Task instructions: For the material below, return exactly the lines starting at the one holding "min(h, H - 1);" and ending at the one holding "double a2r, a2i;", counting both as part of the range.

Input records:
# # # # # # #
+          qi = fma(qr, f.im[q], qi * f.re[q]);
+          qr = nr;
+        } else {
+          qr *= f.re[q];
         }
       }
+      if constexpr (CPLX) {
+        const double u = 1.0 + qr;
+        const double nr = P.re * u - P.im * qi;
+        P.im = fma(P.re, qi, P.im * u);
+        P.re = nr;
+      } else {
+        P.re *= 1.0 + qr;
+      }
+    };
+    double qr[kHChunk], qi[kHChunk];
+    const auto load_q = [&](int j, int h) {
+      h = min(h, H - 1);
+      qr[j] = tp[(size_t)h * C]; qi[j] = CPLX ? tp[(size_t)h * C + 1] : 0.0;
+    };
+#pragma unroll
+    for (int j = 0; j < kHChunk; ++j) load_q(j, j);
+    const auto chunk = [&](int h0, auto ahead) {
+#pragma unroll
+      for (int j0 = 0; j0 < kHChunk; j0 += kChildGroup) {
+        Factors f[kChildGroup];
+#pragma unroll
+        for (int j = 0; j < kChildGroup; ++j) f[j] = read_factors(h0 + j0 + j);
+        __builtin_amdgcn_sched_barrier(0);
+#pragma unroll
+        for (int j = 0; j < kChildGroup; ++j) {
+          unit(qr[j0 + j], qi[j0 + j], f[j]);
+          if constexpr (decltype(ahead)::value) load_q(j0 + j, h0 + kHChunk + j0 + j);
+        }
+        __builtin_amdgcn_sched_barrier(0);
+      }
+      P.renorm();
+    };
+    int h0 = 0;
+    for (; h0 + kHChunk < H; h0 += kHChunk) chunk(h0, std::true_type{});
+    if (h0 + kHChunk == H) {
+      chunk(h0, std::false_type{});
+    } else {
+#pragma unroll
+      for (int j = 0; j < kHChunk - 1; ++j)
+        if (h0 + j < H) unit(qr[j], qi[j], read_factors(h0 + j));
       P.renorm();
     }
     double axr = tp[(size_t)(H + 1) * C], axi = CPLX ? tp[(size_t)(H + 1) * C + 1] : 0.0;
@@ -325,16 +375,18 @@
       }
     }
     stranger = stranger || nflip > 4 || !P.finite();
+    write_psi<FLAVOUR>(psi, i, P, axr, axi);
     if (__ballot(stranger)) {
       uint64_t ket[LEN];
 #pragma unroll
       for (int w = 0; w < LEN; ++w) ket[w] = onv[i * LEN + w];
       Prod P2;
       double a2r, a2i;
-      rbm_forward_row<LEN, FLAVOUR>(ket, sorb, H, W, hb, vb, P2, a2r, a2i);
-      if (stranger) { P = P2; axr = a2r; axi = a2i; }
-    }
-    write_psi<FLAVOUR>(psi, i, P, axr, axi);
+      const double *W2 = W, *hb2 = hb, *vb2 = vb;
+      asm volatile("" : "+s"(W2), "+s"(hb2), "+s"(vb2));
+      rbm_forward_row<LEN, FLAVOUR>(ket, sorb, H, W2, hb2, vb2, P2, a2r, a2i);
+      if (stranger) write_psi<FLAVOUR>(psi, i, P2, a2r, a2i);
+    }
   }
 }
 
@@ -562,9 +614,7 @@
   if (n == 0) return PYNQS_OK;
   if (!onv || !parent || !walkers || !table || !psi || !weights || !hidden_bias || nwalkers == 0) return set_error(PYNQS_EINVAL, "null pointer");
   const int len = (sorb - 1) / 64 + 1;
-  int64_t blocks = (n + kChildBlock - 1) / kChildBlock;
-  if (blocks > 1024) blocks = 1024;
-  const uint32_t grid = (uint32_t)blocks;
+  const uint32_t grid = (uint32_t)((n + kChildBlock - 1) / kChildBlock);
   const size_t lds = children_lds_bytes(sorb, nhidden, flavour);
   const double *parents = (const double *)table;
   const double *factors = parents + (size_t)nwalkers * (size_t)(nhidden + 2) * (flavour == PYNQS_RBM_COMPLEX ? 2 : 1);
# # # # # # #
Problem solution:
+      h = min(h, H - 1);
+      qr[j] = tp[(size_t)h * C]; qi[j] = CPLX ? tp[(size_t)h * C + 1] : 0.0;
+    };
+#pragma unroll
+    for (int j = 0; j < kHChunk; ++j) load_q(j, j);
+    const auto chunk = [&](int h0, auto ahead) {
+#pragma unroll
+      for (int j0 = 0; j0 < kHChunk; j0 += kChildGroup) {
+        Factors f[kChildGroup];
+#pragma unroll
+        for (int j = 0; j < kChildGroup; ++j) f[j] = read_factors(h0 + j0 + j);
+        __builtin_amdgcn_sched_barrier(0);
+#pragma unroll
+        for (int j = 0; j < kChildGroup; ++j) {
+          unit(qr[j0 + j], qi[j0 + j], f[j]);
+          if constexpr (decltype(ahead)::value) load_q(j0 + j, h0 + kHChunk + j0 + j);
+        }
+        __builtin_amdgcn_sched_barrier(0);
+      }
+      P.renorm();
+    };
+    int h0 = 0;
+    for (; h0 + kHChunk < H; h0 += kHChunk) chunk(h0, std::true_type{});
+    if (h0 + kHChunk == H) {
+      chunk(h0, std::false_type{});
+    } else {
+#pragma unroll
+      for (int j = 0; j < kHChunk - 1; ++j)
+        if (h0 + j < H) unit(qr[j], qi[j], read_factors(h0 + j));
       P.renorm();
     }
     double axr = tp[(size_t)(H + 1) * C], axi = CPLX ? tp[(size_t)(H + 1) * C + 1] : 0.0;
@@ -325,16 +375,18 @@
       }
     }
     stranger = stranger || nflip > 4 || !P.finite();
+    write_psi<FLAVOUR>(psi, i, P, axr, axi);
     if (__ballot(stranger)) {
       uint64_t ket[LEN];
 #pragma unroll
       for (int w = 0; w < LEN; ++w) ket[w] = onv[i * LEN + w];
       Prod P2;
       double a2r, a2i;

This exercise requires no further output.